A staggering number of children lost their parents during the pandemic. Nearly 40,000 American youngsters suffered the loss of at least one parent to COVID-19 according to a new report published Monday by JAMA Pediatrics.
According to CBS News, the study stated that “children who lose a parent are at elevated risk of traumatic grief, depression, poor educational outcomes, and unintentional death or suicide.” The authors of the study said that these consequences can carry on into adulthood. They added that sudden parental death, such as the victims of COVID-19, “can be particularly traumatizing for children.”
The study model projects that if we do get another surge of the virus, as many experts predict, COVID-19 may kill as many as 1.5 million in the U.S. before we reach herd immunity, leaving 116,900 “parentally bereaved children.” About 75% of these would be adolescents, according to CBS News.
“I think the ripple effect is going to be very traumatic and I think these kids deserve extra support,” said Dr. Dyan Hes, a leading pediatrician and founder of Gramercy Pediatrics. “This is going to be huge, because what studies show also is that African American children are disproportionately affected by the loss of a parent.”

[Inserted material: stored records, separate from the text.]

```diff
diff --git a/calciumgan_amd/csrc/pointwise.hip b/calciumgan_amd/csrc/pointwise.hip
--- a/calciumgan_amd/csrc/pointwise.hip
+++ b/calciumgan_amd/csrc/pointwise.hip
@@ -1658,6 +1658,7 @@
   return s;
 }
 
+template <bool kPerBlock>
 __global__ __launch_bounds__(kThreads) void gp_loss_scale_kernel(
     const float* __restrict__ ssq_ws, int P, float* __restrict__ norm,
     float* __restrict__ gp, float* __restrict__ coef,
@@ -1677,10 +1678,22 @@
   const long long idx = (long long)blockIdx.x * kThreads + threadIdx.x;
   if (idx >= total8) return;
   const long long i = idx * 8;
-  const int b = (int)(i / n);
-  const float c = gp_coef(sqrtf(slot_sum(ssq_ws, P, b)), B, scale, coef_mul);
   float v[8], o[8];
-  load8(g + i, v);
+  float c;
+  if constexpr (kPerBlock) {
+    __shared__ float slot[kThreads];
+    load8(g + i, v);
+    const int b = (int)((long long)blockIdx.x * (kThreads * 8) / n);
+    if ((int)threadIdx.x < P) slot[threadIdx.x] = ssq_ws[(long long)b * P + threadIdx.x];
+    __syncthreads();
+    float s = 0.f;
+    for (int j = 0; j < P; ++j) s += slot[j];
+    c = gp_coef(sqrtf(s), B, scale, coef_mul);
+  } else {
+    const int b = (int)(i / n);
+    c = gp_coef(sqrtf(slot_sum(ssq_ws, P, b)), B, scale, coef_mul);
+    load8(g + i, v);
+  }
 #pragma unroll
   for (int e = 0; e < 8; ++e) o[e] = c * v[e];
   store8(dst + i, o);
@@ -1696,9 +1709,14 @@
   if ((g != nullptr) != (dst != nullptr) || (g && (n < 8 || n % 8))) return CG_EINVAL;
   const long long total8 = g ? (long long)B * n / 8 : 0;
   const unsigned blocks = (unsigned)((total8 + kThreads - 1) / kThreads) + 1;
-  hipLaunchKernelGGL(gp_loss_scale_kernel, dim3(blocks), dim3(kThreads), 0,
-                     cg_stream(stream), ssq_ws, P, norm, gp, coef, d_out, loss, B,
-                     penalty, coef_mul, U16(g), U16W(dst), n, total8);
+  if (g && n % (8 * kThreads) == 0 && P <= kThreads)
+    hipLaunchKernelGGL(gp_loss_scale_kernel<true>, dim3(blocks), dim3(kThreads), 0,
+                       cg_stream(stream), ssq_ws, P, norm, gp, coef, d_out, loss, B,
+                       penalty, coef_mul, U16(g), U16W(dst), n, total8);
+  else
+    hipLaunchKernelGGL(gp_loss_scale_kernel<false>, dim3(blocks), dim3(kThreads), 0,
+                       cg_stream(stream), ssq_ws, P, norm, gp, coef, d_out, loss, B,
+                       penalty, coef_mul, U16(g), U16W(dst), n, total8);
   CG_LAUNCH_CHECK();
 }
 
diff --git a/calciumgan_amd/csrc/wgrad.hip b/calciumgan_amd/csrc/wgrad.hip
--- a/calciumgan_amd/csrc/wgrad.hip
+++ b/calciumgan_amd/csrc/wgrad.hip
@@ -979,13 +979,23 @@
 __global__ __launch_bounds__(256) void wgrad_flex_reduce_kernel(FlexReduceArgs ra) {
   const FlexReduceItem& it = ra.it[blockIdx.y];
   __shared__ f32x4 red[256];
-  if (it.bias_part && blockIdx.x == 0) {
-    for (int c = threadIdx.x; c < it.gy * 64; c += 256) {
+  if (it.bias_part && threadIdx.x < 64) {
+    for (int cb = blockIdx.x; cb < it.gy; cb += gridDim.x) {
+      const int c = cb * 64 + (int)threadIdx.x;
       float s = 0.f;
       for (int bx = 0; bx < it.cw; ++bx) {
-        const int t = (c >> 6) * it.gx + bx;
+        const int t = cb * it.gx + bx;
         const int p0 = it.tiles[2 * t], cnt = it.tiles[2 * t + 1];
-        for (int z = 0; z < cnt; ++z) s += it.bias_part[(long long)(p0 + z) * 64 + (c & 63)];
+        const float* bp = it.bias_part + (long long)p0 * 64 + threadIdx.x;
+        int z = 0;
+        for (; z + 8 <= cnt; z += 8) {
+          float v[8];
+#pragma unroll
+          for (int j = 0; j < 8; ++j) v[j] = bp[(long long)(z + j) * 64];
+#pragma unroll
+          for (int j = 0; j < 8; ++j) s += v[j];
+        }
+        for (; z < cnt; ++z) s += bp[(long long)z * 64];
       }
       if (c < it.Cg_real) {
         if (it.store) it.dbias[c] = s;
```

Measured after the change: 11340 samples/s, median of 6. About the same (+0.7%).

The study found that 20% of Black children lost at least one parent during the pandemic, although they account for only 14% of the total U.S. population.
“Sweeping national reforms are needed to address the health, educational, and economic fallout affecting children,” said the researchers, per CBS News. “Parentally bereaved children will also need targeted support to help with grief, particularly during this period of heightened social isolation.”
They warned, “The burden will grow heavier as the death toll continues to mount.”
Dr. Hes said that finding a qualified grief counselor for children can be a challenging task as not every therapist is equipped to deal with this type of counseling. She emphasized that the burden of grief weighs heavily on the entire family during these difficult times.
“You have kids who are at home with one parent with the economic burden of not having two parents working perhaps, or out of work during COVID,” she said. “Now you’ve lost a parent, and you are sitting at home on a screen with a teacher, and you have nobody to talk to and you can’t hug somebody.”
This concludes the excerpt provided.